After we camp out on the overlook, we descend the mountain, and contrary to popular logic, it’s harder than going up. Our toes jam into the fronts of our boots until they bleed, and bulging root structures threaten to send us down the mountain. My foot catches one, and I fall on my wrist, nearly fracturing it. The last couple of miles are always the best part of a hike. For almost the entire hike, I block out the thoughts of air conditioning and sitting in a car for a few hours. When I see the final mile markers, I let the anticipation out, which drives me the rest of the way. I don’t notice my hand turning purple or the splitting pain in my feet when I spot the parking-lot gravel through the tree line.

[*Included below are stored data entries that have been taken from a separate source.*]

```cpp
uvo_status surf_hessian_layer_debug(Ctx* c, int octave, int layer, float* det, float* trace)
{
    const int w = c->img_w, h = c->img_h;
    if (octave < 0 || octave > 3 || layer < 0 || layer > 4 || w <= 0) { c->err = "hessian_layer: bad octave/layer or no image"; return UVO_INVALID_ARG; }
    OctavePat op;
    make_octave(octave, 3, w, h, &op);
    size_t n = (size_t)op.rows * op.cols;
    float *d_det = nullptr, *d_tr = nullptr;
    UVO_HIP_TRY(c, hipMalloc(&d_det, sizeof(float) * n * 2));
    d_tr = d_det + n;
    UVO_HIP_TRY(c, hipMemsetAsync(d_det, 0, sizeof(float) * n * 2, c->stream));
    const LayerPat& lp = op.L[layer];
    if (lp.samples_i > 0) {
        dim3 g((lp.samples_j + 255) / 256, lp.samples_i);
        hipLaunchKernelGGL(k_hessian_layer_debug, g, dim3(256), 0, c->stream, c->d_sum[0], w, h, lp, op.step, op.rows, op.cols, d_det, d_tr);
    }
    UVO_HIP_TRY(c, hipMemcpyAsync(det, d_det, sizeof(float) * n, hipMemcpyDeviceToHost, c->stream));
    UVO_HIP_TRY(c, hipMemcpyAsync(trace, d_tr, sizeof(float) * n, hipMemcpyDeviceToHost, c->stream));
    UVO_HIP_TRY(c, hipStreamSynchronize(c->stream));
    (void)hipFree(d_det);
    return UVO_OK;
}

}
```

Baseline: 4033.

## Split keypoint ordering across workgroups with packed 16-bit bucket counters

The single-workgroup-per-image ordering kernel becomes a multi-workgroup kernel (default two per image). Each workgroup rebuilds the response histogram, then ranks only its own contiguous slice of response buckets. Bucket counts are packed as 16-bit halves, and the 64-bit key array is replaced by 32-bit words that hold the low response bits plus the candidate index, which shrinks LDS use and allows higher occupancy. Each workgroup rereads candidate fields through buffer loads instead of holding them in registers, so the histogram work is duplicated per group and global traffic increases.

Result: no change. 4047 (median of 6 runs) (+0.3%).

```diff
diff --git a/ergo_uvo_amd/csrc/surf.hip b/ergo_uvo_amd/csrc/surf.hip
--- a/ergo_uvo_amd/csrc/surf.hip
+++ b/ergo_uvo_amd/csrc/surf.hip
@@ -883,11 +883,15 @@
 static const int kOrderThreads = 1024;
 static const int kOrderPer = 8;
 static const int kOrderCap = kOrderThreads * kOrderPer;
+static const int kOrderIdxBits = 13;
 static const int kOrderBucketBits = 12;
 static const int kOrderBuckets = 1 << kOrderBucketBits;
 static const int kOrderBinsPer = kOrderBuckets / kOrderThreads;
-static_assert(kOrderBuckets % kOrderThreads == 0 && kBigBins == kOrderThreads, "k_order scans kOrderBinsPer buckets and one window bin per thread");
-static_assert(kOrderCap <= 65536, "bucket members are 16-bit candidate indices");
+static const int kOrderWinPer = kBigBins / kOrderThreads;
+static const int kOrderGrid = 2;
+static const size_t kOrderLdsBytes = sizeof(unsigned) * (kOrderCap + kOrderBuckets / 2 + kBigBins + kOrderThreads / 64 + 4);
+static_assert(kOrderBuckets % (2 * kOrderThreads) == 0 && kBigBins % kOrderThreads == 0, "k_order scans whole bucket words and window bins per thread");
+static_assert(kOrderCap == 1 << kOrderIdxBits && kOrderCap < 65536, "candidate indices fill kOrderIdxBits; counts and starts fit 16-bit halves");
 
 __global__ __launch_bounds__(1024) void k_big_sort(LaneArgs LA, int cap, const int* __restrict__ iscale_tab)
 {
@@ -929,42 +933,41 @@
     return v;
 }
 
-__global__ __launch_bounds__(kOrderThreads) void k_order(LaneArgs LA, const int* __restrict__ iscale_tab)
+__global__ __launch_bounds__(kOrderThreads) __attribute__((amdgpu_waves_per_eu(8, 8))) void k_order(LaneArgs LA, const int* __restrict__ iscale_tab)
 {
     const SortArgs& a = LA.sa;
-    const int im = blockIdx.y, tid = threadIdx.x, lane = tid & 63, wv = tid >> 6;
+    const int im = blockIdx.y, g = blockIdx.x, G = gridDim.x, tid = threadIdx.x, lane = tid & 63, wv = tid >> 6;
     const int n = min(a.cand_n[im], a.cap);
     if (n > kOrderCap) return;
-    __shared__ unsigned long long s_k1[kOrderCap];
-    __shared__ unsigned short s_mem[kOrderCap];
-    __shared__ int s_bin[kOrderBuckets];
-    __shared__ int s_win[kBigBins];
-    __shared__ int s_wave[2][kOrderThreads / 64];
-    __shared__ unsigned s_lo, s_hi;
-#pragma unroll
-    for (int k = 0; k < kOrderBinsPer; k++) s_bin[tid * kOrderBinsPer + k] = 0;
-    s_win[tid] = 0;
-    if (tid == 0) { s_lo = 0xFFFFFFFFu; s_hi = 0; }
-    __syncthreads();
-
-    uvo_keypoint kp[kOrderPer];
-    unsigned long long k1[kOrderPer];
-    int wbin[kOrderPer];
+    extern __shared__ unsigned order_lds[];
+    unsigned* const s_mem = order_lds;
+    unsigned* const s_bin = s_mem + kOrderCap;
+    unsigned* const s_win = s_bin + kOrderBuckets / 2;
+    int* const s_wave = reinterpret_cast<int*>(s_win + kBigBins);
+    unsigned* const s_cut = s_win + kBigBins + kOrderThreads / 64;
+    unsigned& s_lo = s_cut[2];
+    unsigned& s_hi = s_cut[3];
+    const uvo_keypoint* __restrict__ cand = a.cand[im];
+#pragma unroll
+    for (int k = 0; k < kOrderBinsPer / 2; k++) s_bin[k * kOrderThreads + tid] = 0;
+#pragma unroll
+    for (int k = 0; k < kOrderWinPer; k++) s_win[k * kOrderThreads + tid] = 0;
+    if (tid == 0) { s_lo = 0xFFFFFFFFu; s_hi = 0; s_cut[0] = s_cut[1] = ((unsigned)kOrderBuckets << 16) | (unsigned)n; }
+    __syncthreads();
+
     unsigned lo = 0xFFFFFFFFu, hi = 0;
-#pragma unroll
-    for (int k = 0; k < kOrderPer; k++) kp[k] = a.cand[im][min(k * kOrderThreads + tid, max(n - 1, 0))];
-#pragma unroll
-    for (int k = 0; k < kOrderPer; k++) {
-        const int e = k * kOrderThreads + tid;
-        wbin[k] = -1;
-        k1[k] = make_sort_key(kp[k]).k1;
-        if (e < n) {
-            const unsigned r = ord_f32(kp[k].response);
-            lo = min(lo, r); hi = max(hi, r);
-            const float sc = kp[k].size * 1.2f / 9.0f;
-            const int win_size = (int)((20 + 1) * sc);
-            if (win_size > kSmallWin) { wbin[k] = min(kBigBins - 1, max(0, kBigBins - 1 - win_size)); atomicAdd(&s_win[wbin[k]], 1); }
-        }
+    const int nv = (n - tid + kOrderThreads - 1) / kOrderThreads;
+    const __amdgpu_buffer_rsrc_t crs = __builtin_amdgcn_make_buffer_rsrc(const_cast<uvo_keypoint*>(cand), 0, max(n, 1) * (int)sizeof(uvo_keypoint), 0x00020000);
+    const int last_off = max(n - 1, 0) * (int)sizeof(uvo_keypoint), tid_off = tid * (int)sizeof(uvo_keypoint);
+    const int group_off = kOrderThreads * (int)sizeof(uvo_keypoint);
+    auto load_field = [&](int k, int field_off) { return __uint_as_float(__builtin_amdgcn_raw_buffer_load_b32(crs, min(k * group_off + tid_off, last_off) + field_off, 0, 0)); };
+    for (int k0 = 0; k0 * kOrderThreads < n; k0 += kOrderPer) {
+        unsigned r[kOrderPer];
+#pragma unroll
+        for (int k = 0; k < kOrderPer; k++) r[k] = ord_f32(load_field(k0 + k, (int)offsetof(uvo_keypoint, response)));
+#pragma unroll
+        for (int k = 0; k < kOrderPer; k++)
+            if (k0 + k < nv) { lo = min(lo, r[k]); hi = max(hi, r[k]); }
     }
 #pragma unroll
     for (int d = 32; d > 0; d >>= 1) { lo = min(lo, (unsigned)__shfl_xor((int)lo, d)); hi = max(hi, (unsigned)__shfl_xor((int)hi, d)); }
@@ -974,68 +977,140 @@
     lo = s_lo; hi = s_hi;
     const int bits = hi > lo ? 32 - __clz((int)(hi - lo)) : 0;
     const int sh = bits > kOrderBucketBits ? bits - kOrderBucketBits : 0;
-    int bkt[kOrderPer];
-#pragma unroll
-    for (int k = 0; k < kOrderPer; k++) {
-        const int e = k * kOrderThreads + tid;
-        bkt[k] = -1;
-        if (e < n) { bkt[k] = kOrderBuckets - 1 - (int)((ord_f32(kp[k].response) - lo) >> sh); atomicAdd(&s_bin[bkt[k]], 1); }
-    }
-    __syncthreads();
-
-    int cnt[kOrderBinsPer], sb = 0;
-#pragma unroll
-    for (int k = 0; k < kOrderBinsPer; k++) { cnt[k] = s_bin[tid * kOrderBinsPer + k]; sb += cnt[k]; }
-    const int wcnt = s_win[tid];
-    const int ib = wave_incl_scan(sb), iw = wave_incl_scan(wcnt);
-    if (lane == 63) { s_wave[0][wv] = ib; s_wave[1][wv] = iw; }
-    __syncthreads();
-    int xb = ib - sb, xw = iw - wcnt, wtot = 0;
-    for (int v = 0; v < kOrderThreads / 64; v++) { if (v < wv) { xb += s_wave[0][v]; xw += s_wave[1][v]; } wtot += s_wave[1][v]; }
-#pragma unroll
-    for (int k = 0; k < kOrderBinsPer; k++) { s_bin[tid * kOrderBinsPer + k] = xb; xb += cnt[k]; }
-    s_win[tid] = xw;
-    if (tid == kBigBins - 1 - kTripleWin) LA.big_large[im] = xw;
-    if (tid == 0) {
-        a.big_n[im] = wtot;
-        *a.out_n[im] = n;
-        if (im == 0 && a.gate_nqa) {
-            const int nL = n, nR = min(a.cand_n[1], a.cap);
-            *a.gate_nqa = (nL >= a.gate_min_features && nR >= a.gate_min_features) ? nL : 0;
-        }
-    }
-    __syncthreads();
-    int slot[kOrderPer];
-#pragma unroll
-    for (int k = 0; k < kOrderPer; k++)
-        if (bkt[k] >= 0) { slot[k] = atomicAdd(&s_bin[bkt[k]], 1); s_mem[slot[k]] = (unsigned short)(k * kOrderThreads + tid); s_k1[slot[k]] = k1[k]; }
-    __syncthreads();
-
-#pragma unroll
-    for (int k = 0; k < kOrderPer; k++) {
-        if (bkt[k] < 0) continue;
-        const int e = k * kOrderThreads + tid;
-        const int beg = bkt[k] > 0 ? s_bin[bkt[k] - 1] : 0, end = s_bin[bkt[k]];
+    const int drop = max(0, sh - (32 - kOrderIdxBits));
+    for (int k0 = 0; k0 * kOrderThreads < n; k0 += kOrderPer) {
+        unsigned r[kOrderPer];
+#pragma unroll
+        for (int k = 0; k < kOrderPer; k++) r[k] = ord_f32(load_field(k0 + k, (int)offsetof(uvo_keypoint, response)));
+#pragma unroll
+        for (int k = 0; k < kOrderPer; k++)
+            if (k0 + k < nv) {
+                const int b = kOrderBuckets - 1 - (int)((r[k] - lo) >> sh);
+                atomicAdd(&s_bin[b >> 1], 1u << ((b & 1) * 16));
+            }
+    }
+    __syncthreads();
+
+    unsigned key0 = 0xFFFFFFFFu, key1 = 0xFFFFFFFFu;
+    {
+        unsigned wd[kOrderBinsPer / 2];
+        int sb = 0;
+#pragma unroll
+        for (int k = 0; k < kOrderBinsPer / 2; k++) { wd[k] = s_bin[tid * (kOrderBinsPer / 2) + k]; sb += (int)(wd[k] & 0xFFFFu) + (int)(wd[k] >> 16); }
+        const int ib = wave_incl_scan(sb);
+        if (lane == 63) s_wave[wv] = ib;
+        __syncthreads();
+        unsigned xb = (unsigned)(ib - sb);
+        for (int v = 0; v < wv; v++) xb += (unsigned)s_wave[v];
+        const unsigned cut0 = (unsigned)g * (unsigned)n, cut1 = cut0 + (unsigned)n;
+#pragma unroll
+        for (int k = 0; k < kOrderBinsPer; k++) {
+            const unsigned b = (unsigned)(tid * kOrderBinsPer + k);
+            if (xb * (unsigned)G >= cut0) key0 = min(key0, (b << 16) | xb);
+            if (xb * (unsigned)G >= cut1) key1 = min(key1, (b << 16) | xb);
+            const unsigned cnt = (k & 1) ? wd[k >> 1] >> 16 : wd[k >> 1] & 0xFFFFu;
+            wd[k >> 1] = (k & 1) ? (wd[k >> 1] & 0xFFFFu) | (xb << 16) : (wd[k >> 1] & 0xFFFF0000u) | xb;
+            xb += cnt;
+        }
+#pragma unroll
+        for (int k = 0; k < kOrderBinsPer / 2; k++) s_bin[tid * (kOrderBinsPer / 2) + k] = wd[k];
+#pragma unroll
+        for (int d = 32; d > 0; d >>= 1) { key0 = min(key0, (unsigned)__shfl_xor((int)key0, d)); key1 = min(key1, (unsigned)__shfl_xor((int)key1, d)); }
+        if (lane == 0) { atomicMin(&s_cut[0], key0); atomicMin(&s_cut[1], key1); }
+    }
+    __syncthreads();
+    const int b0 = (int)(s_cut[0] >> 16), b1 = (int)(s_cut[1] >> 16);
+    const int base = (int)(s_cut[0] & 0xFFFFu), m = (int)(s_cut[1] & 0xFFFFu) - base;
+
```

Before our trips, I always overanalyzed how my boyfriend and I contrasted. Yet I don’t put thought into how we look at our strangest. We sit at a booth at a grill in some suburban town at the halfway point, both with a film of grime that seals clothing to skin. When our burgers arrive at the counter, I hobble over to them, looking like I just fought Jake La Motta. As we eat, I don’t sit with my back to the wall or dart my eyes around to look for glances. I don’t lower my voice when people walk by or stutter when the waitress asks if I want a box. We talk about how good a shower’s gonna’ be, argue rowdily over movies, and dream about everything we have yet to do.